### Try it
Which lines of the records below contain the word "factor"? Show each one.

Collected data entries:
● ● ● ●

# zackLiuzz/MY_ORB_SLAM2

Measured on AMD Instinct MI355X. Metric: frames/sec ORB extract+match, KITTI 1241×376 stereo, 1/2/4/8 GPU, higher is better.
Workload: dtype u8

## Files before the change

### my_orb_slam2_amd/csrc/orbx_capi.hip

```cpp
#include <hip/hip_runtime.h>

#include <algorithm>
#include <chrono>
#include <condition_variable>
#include <cfloat>
#include <climits>
#include <cmath>
#include <cstdio>
#include <cstdlib>
#include <cstring>
#include <functional>
#include <map>
#include <memory>
#include <mutex>
#include <shared_mutex>
#include <thread>
#include <vector>

#include "../../include/orbx.h"
#include "orbx_internal.h"
#include "orbx_kernels.h"

#ifndef ORBX_SRC_HASH
#define ORBX_SRC_HASH "0000000000000000"
// ... 143 lines not shown
        h->sigma2[i] = h->scale[i] * h->scale[i];
    }
    for (int i = 0; i < L; i++) {
        h->inv_scale[i] = 1.0f / h->scale[i];
        h->inv_sigma2[i] = 1.0f / h->sigma2[i];
    }
    const int nfeatures = h->prm.nfeatures;
    float factor = (float)(1.0f / scaleFactor);
    float nDesired = nfeatures * (1 - factor) / (1 - (float)pow((double)factor, (double)L));
    int sum = 0;
    for (int level = 0; level < L - 1; level++) {
        h->nfeat[level] = cvRound(nDesired);
        sum += h->nfeat[level];
        nDesired *= factor;
    }
    h->nfeat[L - 1] = std::max(nfeatures - sum, 0);
    const int HP = 15;
    int v, v0, vmax = cvFloor((float)(HP * std::sqrt(2.f) / 2 + 1));
    int vmin = cvCeil((float)(HP * std::sqrt(2.f) / 2));
    const double hp2 = HP * HP;
    for (v = 0; v <= vmax; ++v) h->umax[v] = cvRound(std::sqrt(hp2 - v * v));
    for (v = HP, v0 = 0; v >= vmin; --v) {
        while (h->umax[v0] == h->umax[v0 + 1]) ++v0;
        h->umax[v] = v0;
        ++v0;
    }
    float cf[7];
    double s2 = -0.5 / (2.0 * 2.0), ksum = 0;
    for (int i = 0; i < 7; ++i) {
        double x = i - 3.0;
        cf[i] = (float)std::exp(s2 * x * x);
        ksum += cf[i];
    }
    ksum = 1. / ksum;
    for (int i = 0; i < 7; ++i) cf[i] = (float)(cf[i] * ksum);
    for (int i = 0; i < 7; ++i) h->taps[i] = cvRound(cf[i] * 256.f);
}

int reflect101_h(int p, int len) {
    if ((unsigned)p < (unsigned)len) return p;
    if (len == 1) return 0;
    do {
        if (p < 0) p = -p;
        else p = 2 * len - 2 - p;
    } while ((unsigned)p >= (unsigned)len);
    return p;
}

void reflected_range_h(int lo, int hi, int len, int& mn, int& mx) {
    mn = 1 << 30;
    mx = -1;
    for (int p = lo; p <= hi; ++p) {
        const int r = reflect101_h(p, len);
        mn = std::min(mn, r);
        mx = std::max(mx, r);
    }
}

int vresize_simd_end(int width) {
    int x = 0;
    for (; x <= width - 16; x += 16) {}
    for (; x < width - 4; x += 4) {}
    return x;
}

static int strip_default(const LevelGeom& lv, int nimg, int ncu) {
    const long long target = 2LL * ncu * 4;
    int th = STRIP_TH;
    while (th > 8 && (long long)lv.snw * ((lv.h + th - 1) / th) * nimg < target) th /= 2;
    return th;
}
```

● ● ● ●

### Expected answer
    float factor = (float)(1.0f / scaleFactor);
    float nDesired = nfeatures * (1 - factor) / (1 - (float)pow((double)factor, (double)L));
        nDesired *= factor;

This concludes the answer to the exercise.